Al Quirinale si è svolta la riunione del Consiglio Supremo di Difesa, convocata per fare il punto sulla nuova ondata di tensioni generata dall'azione militare degli Stati Uniti e di Israele contro l'Iran. Nel documento finale il Consiglio manifesta una "grande preoccupazione" per lo scenario di crisi e per i gravi effetti destabilizzanti sull'intera area del Medio Oriente e sul Mediterraneo.
Cosa ha deciso il Consiglio
Il Consiglio ha ribadito che il Parlamento si è già pronunciato, con una risoluzione, sulle richieste di assistenza arrivate da Paesi alleati. È stato chiarito che l'utilizzo di infrastrutture militari presenti in Italia e concesse alle forze statunitensi deve avvenire nel rispetto del quadro giuridico definito dagli accordi internazionali, comprendendo attività addestrative e di supporto tecnico-logistico. Eventuali richieste che vadano oltre quanto già previsto saranno sottoposte al Parlamento.
Protezione dei cittadini e sostegno ai partner
Il Consiglio ha approfondito le linee già illustrate dal Governo in Parlamento. Priorità annunciata: mettere in sicurezza le migliaia di cittadini italiani nella regione e fornire sostegno ai Paesi del Golfo, considerati partner strategici. Questo anche per tutelare i numerosi militari italiani impegnati in missioni autorizzate dal Parlamento.
La posizione italiana sulla guerra
Il documento finale ribadisce una frase ormai nota: l'Italia non partecipa e non prenderà parte alla guerra, come ricordato dal Presidente del Consiglio in Parlamento. Il Consiglio richiamando l'Articolo 11 della Costituzione, esprime forte preoccupazione per la moltiplicazione dei conflitti, sottolineando che gli attacchi contro i civili, spesso con vittime tra i bambini, sono inaccettabili.

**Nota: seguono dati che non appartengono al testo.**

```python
# ... 583 lines not shown
        def side_done():
            ev = torch.cuda.Event()
            ev.record(side)
            return ev

        if bucket_hook:
            bucket_hook("heads", side_done() if side is not main else None)
        use_w2t = self.dz_nt and self.is16
        mfma_on = self.fused_colsum and self.is16 and ops.get_impl() == 0
        if use_w2t:
            if self._w2t_stale or self._w2t is None:
                self.refresh_w2t(on_side=False)
            main.wait_event(self._w2t_ev)
        pd, dk = S["p_drop"], S["drop_keys"]
        group = [] if (self.grouped_dw and bucket_hook is None and self.is16 and ops.get_impl() == 0 and H % 8 == 0 and I % 8 == 0) else None

        def dW(defer, dy_, x_, gW_, No, Ko, rows, lda, ldb):
            if defer:
                group.append((dy_, x_, gW_, No, Ko, rows, lda, ldb, Ko))
            else:
                fork()
                with torch.cuda.stream(side):
                    self._dW(dy_, x_, gW_, No, Ko, rows, lda=lda, ldb=ldb)

        full = [l for l in reversed(range(cfg.layers)) if S["layers"][l]["rows"] == M]
        parts = min(self.grouped_dw_parts or (len(full) + 1) // 2, max(len(full), 1))
        flush_after = {full[(len(full) * (i + 1) + parts - 1) // parts - 1]: i for i in range(parts)} if (group is not None and full) else {}

        def flush(part):
            shared = {t.data_ptr() for t in (dctx, da, dxb[0], dxb[1])} | {self._ws[k].data_ptr() for k in ("bw_dctx_tail", "bw_dx_unperm") if k in self._ws}
# ... 20 lines not shown
            tail = a_["rows"] != M_all
            M = a_["rows"]
            dpre2 = self._buf(f"bw_dpre2_{l}", (M, H), adt)
            dprd2 = self._buf(f"bw_dprd2_{l}", (M, H), adt) if pd > 0 else None
            dpre1 = self._buf(f"bw_dpre1_{l}", (M, H), adt)
            dprd1 = self._buf(f"bw_dprd1_{l}", (M, H), adt) if pd > 0 else None
            dz = self._buf(f"bw_dz_{l}", (M, I), adt)
            dqkv = self._buf(f"bw_dqkv_{l}", (M_all, 3 * H), adt)
            ops.layernorm_bwd(dy, a_["pre2"], a_["mean2"], a_["rstd2"], self.p[p + "output.LayerNorm.weight"], dpre2,
                              g[p + "output.LayerNorm.weight"], g[p + "output.LayerNorm.bias"], g[p + "output.dense.bias"], M, H,
                              dx_drop=dprd2, p_drop=pd, drop_key=dk[(self.SITE_OUT2, l)], unscale=us)
            dproj2 = dprd2 if dprd2 is not None else dpre2
            defer = group is not None and not tail
            dW(defer, dproj2, a_["i"], g[p + "output.dense.weight"], H, I, M, H, I)
            dz_part = None
            if use_w2t and mfma_on and M >= 256 and I >= 1024 and I % 256 == 0 and ((M + 255) // 256) * ((I + 127) // 128) >= 128:
                dz_part = self._buf(f"bw_dzpart_{l}", (2 * ((M + 255) // 256), I), torch.float32)
            if use_w2t:
                ops.gemm(dproj2, self._w2t[l], dz, M=M, N=I, K=H, epi=EPI_MUL, r=a_["dgelu"], colsum_part=dz_part)
            else:
                ops.gemm(dproj2, self.w[p + "output.dense.weight"], dz, tb=True, M=M, N=I, K=H, epi=EPI_MUL, r=a_["dgelu"])
            fork()
            with torch.cuda.stream(side):
                if dz_part is not None:
                    ops.colsum_partials(dz_part, dz_part.shape[0], I, I, g[p + "intermediate.dense.bias"], unscale=us)
                else:
                    ops.colsum(dz, I, M, I, g[p + "intermediate.dense.bias"], accumulate=True, unscale=us)
                if defer:
                    group.append((dz, a_["a"], g[p + "intermediate.dense.weight"], I, H, M, I, H, H))
                else:
                    self._dW(dz, a_["a"], g[p + "intermediate.dense.weight"], I, H, M, lda=I, ldb=H)
            ops.gemm(dz, self.w[p + "intermediate.dense.weight"], da, tb=True, M=M, N=H, K=I, epi=EPI_RES, r=dpre2)
            ops.layernorm_bwd(da, a_["pre1"], a_["mean1"], a_["rstd1"], self.p[p + "attention.output.LayerNorm.weight"], dpre1,
                              g[p + "attention.output.LayerNorm.weight"], g[p + "attention.output.LayerNorm.bias"],
                              g[p + "attention.output.dense.bias"], M, H, dx_drop=dprd1, p_drop=pd,
                              drop_key=dk[(self.SITE_OUT1, l)], unscale=us)
            dproj1 = dprd1 if dprd1 is not None else dpre1
            dW(defer, dproj1, a_["ctx_tail"] if tail else a_["ctx"], g[p + "attention.output.dense.weight"], H, H, M, H, H)
            if tail:
                dctx_s = self._buf("bw_dctx_tail", (M, H), adt)
                ops.gemm(dproj1, self.w[p + "attention.output.dense.weight"], dctx_s, tb=True, M=M, N=H, K=H)
                dctx.zero_()
                ops.scatter_rows(dctx_s, H, S["sel"] if S["tq"] is None else S["tq"][3], M, H, dctx, H, accumulate=False)
            else:
                ops.gemm(dproj1, self.w[p + "attention.output.dense.weight"], dctx, tb=True, M=M, N=H, K=H)
            M = M_all
            tq = S["tq"] if tail else None
            ops.attn_bwd(a_["qkv"], a_["ctx"], dctx, a_["lse"], S["bits"], S["tinfo"], dqkv, delta, B, Lq, A, dh, cu=S["cu"],
                         total_rows=M, p_drop=pd, dropbits=a_["dropbits"], qlim=tq[2] if tq is not None else None)
            fork()
            with torch.cuda.stream(side):
                ops.colsum(dqkv, 3 * H, M, 3 * H, gbqkv, accumulate=True, unscale=us)
                if defer:
                    group.append((dqkv, a_["x"], gWqkv, 3 * H, H, M, 3 * H, H, H))
                    if l in flush_after:
                        flush(flush_after[l])
                else:
                    self._dW(dqkv, a_["x"], gWqkv, 3 * H, H, M, lda=3 * H, ldb=H)
                ev_layer = side_done()
            dx = dxb[l & 1]
            if tail:
                ops.gemm(dqkv, Wqkv, dx, tb=True, M=M, N=H, K=3 * H)
                ops.scatter_rows(dpre1, H, S["sel"] if tq is None else tq[3], a_["rows"], H, dx, H, accumulate=True)
                if tq is not None:
                    dxu = self._buf("bw_dx_unperm", (M, H), adt)
                    ops.scatter_rows(dx, H, tq[0], M, H, dxu, H, accumulate=False)
                    dx = dxu
            else:
                ops.gemm(dqkv, Wqkv, dx, tb=True, M=M, N=H, K=3 * H, epi=EPI_RES, r=dpre1)
# ... 86 lines not shown
```

### multi-modality-self-supervision_amd/hip_ops.py

```python
from __future__ import annotations

import ctypes

import torch

from . import _lib as L
from ._lib import (EPI_BIAS, EPI_BIAS_GELU, EPI_BIAS_GELU_D, EPI_BIAS_RELU, EPI_BIAS_RES, EPI_BIAS_RES_RELU, EPI_BIAS_TANH, EPI_DGELU,
                   EPI_MUL, EPI_NONE, EPI_RES, MV_BF16, MV_F16,
                   MV_F32)


def _lib():
    return L.load()


def gemm(a, b, c, *, ta=False, tb=False, M, N, K, lda=None, ldb=None, ldc=None, bias=None, epi=EPI_NONE, r=None, ldr=None,
         c2=None, ldc2=None, c3=None, ldc3=None, splitk=1, ws=None, accumulate=False, p_drop=0.0, drop_key=0, alpha=None, colsum_part=None):
    L.require_cuda(a, b, c, bias, r, c2, c3, ws, alpha, colsum_part)
    if colsum_part is not None and (colsum_part.dtype != torch.float32 or colsum_part.numel() < 2 * ((M + 255) // 256) * N):
        raise ValueError("colsum_part: f32 [2*ceil(M/256), N]")
    lda = lda if lda is not None else (M if ta else K)
    ldb = ldb if ldb is not None else (N if tb else K)
    ldc = ldc if ldc is not None else N
    ldr = ldr if ldr is not None else N
# ... 430 lines not shown
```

Inoltre si segnala che l'estensione del conflitto ad opera dell'Iran potrebbe favorire forme di guerra ibrida e dare spazio ad azioni di organizzazioni terroristiche.
Condanna e ringraziamenti
Il Consiglio esprime condanna per l'aggressione ai militari italiani a Erbil in Iraq e ha rivolto sentimenti di vicinanza e gratitudine a tutte le forze impegnate nelle operazioni in patria e all'estero. Particolare menzione per il contingente italiano di UNIFIL nel sud del Libano e per i militari operativi nei Paesi del Golfo, definiti esemplari nella professionalità.

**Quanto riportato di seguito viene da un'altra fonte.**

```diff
@@ -334,7 +344,7 @@
             }
             __syncthreads();
             if constexpr (EPI == MCAMD_EPI_PAD_F16) store_pad_tile<BM, BN, BN, NT>(a, nullptr, ct, false, false, mt, nt, tid);
-            else if constexpr (SUMS) store_raw_tile_sums<BM, BN, NT>(a, smem, mt, nt, tid, aq, tot);
+            else if constexpr (SUMS) store_raw_tile_sums<BM, BN, NT, SUMS_SPLIT>(a, smem, mt, nt, tid, aq, tot);
             else store_raw_tile<BM, BN, NT>(a, ct, mt, nt, tid);
         }
     }
diff --git a/modelcompression_amd/csrc/kernels.h b/modelcompression_amd/csrc/kernels.h
--- a/modelcompression_amd/csrc/kernels.h
+++ b/modelcompression_amd/csrc/kernels.h
@@ -14,6 +14,7 @@
     int ch_lo, C;
     int ld;
     float slope;
+    int early;
 };
 #define MCAMD_EPI_RAW_F16_SUMS 4
 
```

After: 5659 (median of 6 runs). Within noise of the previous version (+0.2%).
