## Split sim3/shape Jacobian loop by column class and use float reciprocal division

Splits the single mixed-branch loop over keypoint Jacobian columns into three loops: rotation columns, scale/translation columns and shape columns. Each starts at a different thread offset, which removes divergent branching within waves. Integer divisions by small runtime counts are replaced with a float-reciprocal approximation, and the landmark pose-blend derivative skips its multiply-accumulate when blending is off. Off-by-default CENSUS assembly markers are also added for static instruction counting. The float division trick relies on small operands staying exact.

```diff
diff --git a/3dbodyanimation_amd/csrc/frame_part_inl.h b/3dbodyanimation_amd/csrc/frame_part_inl.h
--- a/3dbodyanimation_amd/csrc/frame_part_inl.h
+++ b/3dbodyanimation_amd/csrc/frame_part_inl.h
@@ -76,12 +76,21 @@
   }
 }
 
+__device__ __forceinline__ int small_div(int x, int n) {
+  return (int)(((float)x + 0.5f) * __builtin_amdgcn_rcpf((float)n));
+}
+
 __device__ inline double wave_sum(double v) {
 #pragma unroll
   for (int off = 32; off > 0; off >>= 1) v += __shfl_down(v, off, 64);
   return v;
 }
 
+#ifdef BODYFIT_CENSUS
+#define CENSUS(tag) asm volatile("; CENSUS " tag)
+#else
+#define CENSUS(tag)
+#endif
 #ifdef BODYFIT_STAMPS
 #define STAMP(i)                                                                              \
   do {                                                                                        \
@@ -100,7 +109,11 @@
     }                                                                                         \
   } while (0)
 #else
+#ifdef BODYFIT_CENSUS
+#define STAMP(i) CENSUS("stamp_" #i)
+#else
 #define STAMP(i)
+#endif
 #define STAMP_REAL(i)
 #endif
 
@@ -325,6 +338,7 @@
 
   STAMP(1);
   if (tid < 3 * nJ) {
+    CENSUS("B.rodrigues");
     const int jj = tid / 3, k = tid - 3 * jj;
     const double* aa = (jj == 0) ? (sx + 1) : (sx + 7 + 3 * (jj - 1));
     double R[9], dRk[9];
@@ -336,7 +350,9 @@
 #pragma unroll
     for (int i = 0; i < 9; ++i) sdR[jj * 27 + k * 9 + i] = dRk[i];
   }
+  CENSUS("B.common");
   if (v_lane) {
+    CENSUS("B.lm_rest");
     const int row = v_row;
     double sv[kMaxShape];
 #pragma unroll
@@ -346,7 +362,9 @@
     for (int k = 0; k < kMaxShape; ++k) acc += sv[k] * sbeta[min(k, nS > 0 ? nS - 1 : 0)];
     sPart[row] = acc;
   }
+  CENSUS("B.common");
   if (coef_wave) {
+    CENSUS("B.coef");
     float* cf = reinterpret_cast<float*>(sW);
     const int nfeat = 9 * (nJ - 1);
     if (lane < nJ - 1) {
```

Preoccupazione per l'ordine internazionale
Il Consiglio ha evidenziato la crisi del sistema multilaterale incentrato sull'ONU, messo in difficoltà dalla moltiplicazione di iniziative unilaterali. Tra i nodi di sicurezza richiamati figurano il rischio legato al possibile sviluppo di armi nucleari da parte dell'Iran, la sicurezza di Israele e la condanna delle repressioni interne del regime di Teheran.
La situazione in Libano e UNIFIL
Particolare attenzione è stata dedicata al Libano: il Consiglio chiede a Israele di astenersi da reazioni sproporzionate alle azioni di Hezbollah, che hanno trascinato il Paese in un nuovo grave conflitto. Il prezzo più alto lo pagano sempre i civili, con numerose vittime e centinaia di migliaia di persone evacuate dal Sud del Libano e dalle aree sciite di Beirut.

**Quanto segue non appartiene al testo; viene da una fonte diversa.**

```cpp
int use_device(gcn10_gpu_ctx *ctx);
hipStream_t as_stream(gcn10_gpu_ctx *ctx, gcn10_stream_t s);
int grow_workspace(void **ws, size_t *cap, size_t need);
// ... 61 lines not shown

    struct SingleShape {
        bool set = false;
        int xcd_slabs = 1, grid_blocks_per_cu = 8, ilp = 2, prefetch = 1;
    };

    struct Options {
        int grid_blocks_per_cu = 16;
        int ilp16 = 0;
        int ilp1 = 2;
        int nontemporal = 1;
        int xcd_slabs = 1;
        int prefetch = 1;
        int compact_soil = 1;
        SingleShape single;
        int arena_segment_align = 4096;
        int deflate_wave_codes = 1;
        int fused_parse = 1;
        int fused_emit = 1;
        int event_sync_sleep_us = 0;
    } opt;

    const char *last_kernel = "";
    hipEvent_t time_start = nullptr, time_stop = nullptr;
    bool fused_ready = false;
    bool codes_ready = false;
    bool deflate_ready = false;

    struct Workspaces {
        void *deflate = nullptr;
        size_t deflate_cap = 0;
        void *inflate = nullptr;
        size_t inflate_cap = 0;
        void *lzw = nullptr;
        size_t lzw_cap = 0;
    } ws;
};

#endif
```

### gcn10_amd/csrc/gcn10_soil_readers.hpp

```cpp
#ifndef GCN10_SOIL_READERS_HPP
#define GCN10_SOIL_READERS_HPP

#include "gcn10_gpu_internal.hpp"

namespace gcn10 {

struct SoilView {
    const uint8_t *hx;
    const int32_t *cj;
    uint32_t stride, rows;

    __device__ __forceinline__ uint32_t clamp(uint32_t r) const { return r < rows ? r : rows - 1u; }
    __device__ __forceinline__ uint32_t row(uint32_t y) const { return clamp((uint32_t)cj[y]); }
    __device__ __forceinline__ const uint8_t *at(uint32_t r, uint32_t x) const { return hx + (size_t)r * stride + x; }
    __device__ __forceinline__ const uint8_t *ptr(uint32_t y, uint32_t x) const { return at(row(y), x); }
};

constexpr int kPlanes = 6;
constexpr int kLut16Plane = 256 * 16 + 16;
constexpr int kLut16Bytes = kPlanes * kLut16Plane;
constexpr int kPlane1 = 256 + 4;
constexpr int kLut1Bytes = kPlanes * kPlane1;

template <int THREADS>
__device__ __forceinline__ void stage_lut16(uint8_t *lds, const uint8_t *src)
{
    for (int i = threadIdx.x; i < kLut16Bytes / 16; i += THREADS)
        reinterpret_cast<u32x4 *>(lds)[i] = reinterpret_cast<const u32x4 *>(src)[i];
}

__device__ __forceinline__ const uint8_t *lut16_row(const uint8_t *lut, uint32_t plane, uint32_t lc)
{
    return lut + plane * (uint32_t)kLut16Plane + lc * 16u;
}

__device__ __forceinline__ uint32_t lut16_value(const uint8_t *lut, uint32_t plane, uint32_t lc, uint32_t k)
{
    return lut16_row(lut, plane, lc)[k];
}

__device__ __forceinline__ uint32_t perm(uint32_t hi, uint32_t lo, uint32_t sel)
{
    return __builtin_amdgcn_perm(hi, lo, sel);
}

__device__ __forceinline__ void transpose4x4(uint32_t a, uint32_t b, uint32_t c, uint32_t d, uint32_t &o0,
                                             uint32_t &o1, uint32_t &o2, uint32_t &o3)
{
    const uint32_t t0 = perm(b, a, 0x05010400u);
    const uint32_t t1 = perm(b, a, 0x07030602u);
    const uint32_t t2 = perm(d, c, 0x05010400u);
// ... 42 lines not shown
```

### gcn10_amd/csrc/gcn10_strip.hip

```cpp

#include <hip/hip_runtime.h>

#include <cstdint>
#include <cstdio>
#include <cstring>

#include "gcn10_gpu.h"
#include "gcn10_device_util.hpp"
#include "gcn10_gpu_internal.hpp"
#include "gcn10_soil_readers.hpp"

using gcn10::aligned16;
using gcn10::as_stream;
using gcn10::fail;
using gcn10::first_chunk;
using gcn10::kChunk;
using gcn10::kLut16Bytes;
using gcn10::kLut1Bytes;
using gcn10::kPlane1;
using gcn10::kPxPerLane;
using gcn10::kThreads;
using gcn10::launch_timed;
using gcn10::load16_aligned;
using gcn10::load16_aligned_nt;
using gcn10::load16_any;
using gcn10::popcount;
using gcn10::scalar_load_i32;
using gcn10::SoilView;
// ... 14 lines not shown
    uint32_t npix;
    uint32_t nvec16;
    uint32_t nchunks;
    uint32_t table_mask;
    uint32_t single_k;
    uint32_t xcd_slabs;
    const uint32_t *cx;
    const uint8_t *codes;
    uint32_t codes_stride;
    const uint32_t *soil_complex;
    uint32_t soil_gen;
};

enum { kLut16 = 0, kLut1 = 1 };
constexpr uint32_t kWavePx = 64u * kPxPerLane;
constexpr uint32_t kMinVectorW = kWavePx + 16u;

enum { kSoilBytes = 0, kSoilLanes = 1, kSoilPixels = 2 };

template <int ILP>
struct Trip {
    u32x4 e16[ILP], c16[ILP];
    uint32_t i0[ILP];
};

template <int ILP, bool NT>
__device__ __forceinline__ void issue_trip(const StripParams &p, uint32_t trip, uint32_t lane_off,
                                           uint32_t wave_off, Trip<ILP> &tr)
{
    uint32_t xb[ILP], r0[ILP], r1[ILP], wb[ILP];
#pragma unroll
    for (int u = 0; u < ILP; u++) {
        wb[u] = __builtin_amdgcn_readfirstlane((trip * ILP + u) * (uint32_t)kChunk + wave_off);
        const uint32_t wbc = wb[u] < p.npix ? wb[u] : 0u;
        const uint32_t y = wbc / p.W;
        xb[u] = wbc - y * p.W;
        r0[u] = (uint32_t)scalar_load_i32(p.soil.cj, y);
        r1[u] = (uint32_t)scalar_load_i32(p.soil.cj, y + 1u < p.rows ? y + 1u : y);
    }
#pragma unroll
    for (int u = 0; u < ILP; u++) {
        tr.i0[u] = wb[u] + lane_off;
        const uint8_t *pe = p.esa + (tr.i0[u] < p.nvec16 ? tr.i0[u] : 0u);
        tr.e16[u] = NT ? load16_aligned_nt(pe) : load16_aligned(pe);
    }
#pragma unroll
    for (int u = 0; u < ILP; u++) {
        uint32_t xl = xb[u] + lane_off;
        const bool wrap = xl >= p.W;
        xl = wrap ? xl - p.W : xl;
        const uint32_t row = p.soil.clamp(wrap ? r1[u] : r0[u]);
        const uint8_t *pa = p.soil.at(row, xl);
        u32x4 a = load16_any(pa);
        if (p.W & 15u) {
            const uint32_t n = p.W - xl;
            const bool strad = !wrap && n < (uint32_t)kPxPerLane;
            if (__builtin_amdgcn_ballot_w64(strad) != 0ull) {
                const uint8_t *pb = strad ? p.soil.at(p.soil.clamp(r1[u]), 0u) - n : pa;
                const u32x4 b = load16_any(pb);
                const uint32_t nn = strad ? n : (uint32_t)kPxPerLane;
#pragma unroll
                for (int j = 0; j < 4; j++) {
                    const int32_t m = (int32_t)nn - 4 * j;
                    const uint32_t mask = m >= 4 ? 0xffffffffu : (m <= 0 ? 0u : (1u << (8 * m)) - 1u);
                    a[j] = (a[j] & mask) | (b[j] & ~mask);
                }
// ... 40 lines not shown
    if (SOIL == kSoilLanes) {
        uint32_t cx[16];
#pragma unroll
        for (int j = 0; j < 4; j++) {
            const u32x4 c4 = *reinterpret_cast<const u32x4 *>(p.cx + ls.x + 4 * j);
#pragma unroll
            for (int q = 0; q < 4; q++)
                cx[4 * j + q] = c4[q];
        }
        ls.c_lo = cx[0];
        ls.c_hi = cx[15];
        uint32_t split = 0;
#pragma unroll
        for (int q = 0; q < 16; q++)
            split += cx[q] == ls.c_lo && split == (uint32_t)q ? 1u : 0u;
        ls.split = (int32_t)split;
#pragma unroll
        for (int j = 0; j < 4; j++)
            ls.mask[j] = split_mask(ls.split, j);
        ls.pair = __builtin_amdgcn_ballot_w64(ls.c_hi - ls.c_lo > 1u) == 0ull;
    }
}
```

Il Consiglio considera allarmanti le continue violazioni della risoluzione 1701 del 2006 e i ripetuti attacchi al contingente UNIFIL, oggi a guida italiana. Anche nell'ipotesi che il Consiglio di Sicurezza ONU decida per la conclusione della missione, resta fondamentale garantire la sicurezza della Linea Blu e rafforzare le capacità delle Forze Armate Libanesi.
Chi ha partecipato
- Presidente della Repubblica: Sergio Mattarella
- Presidente del Consiglio: Giorgia Meloni
- Ministri presenti: Antonio Tajani (Esteri), Guido Crosetto (Difesa), Matteo Piantedosi (Interno), Giancarlo Giorgetti (Economia), Adolfo Urso (Imprese)
- Sottosegretario alla Presidenza: Alfredo Mantovano
- Capo di Stato Maggiore della Difesa: Luciano Portolano
- Segretario del Consiglio Supremo di Difesa: Francesco Garofani
- Segretario generale della Presidenza della Repubblica: Ugo Zampetti
Il Consiglio ha dunque tracciato una linea chiara: evitare il coinvolgimento diretto dell'Italia nel conflitto, tutelare cittadini e forze armate, e sollecitare comportamenti misurati da parte degli attori regionali, con un'attenzione particolare alla protezione dei civili e alla tenuta del sistema multilaterale.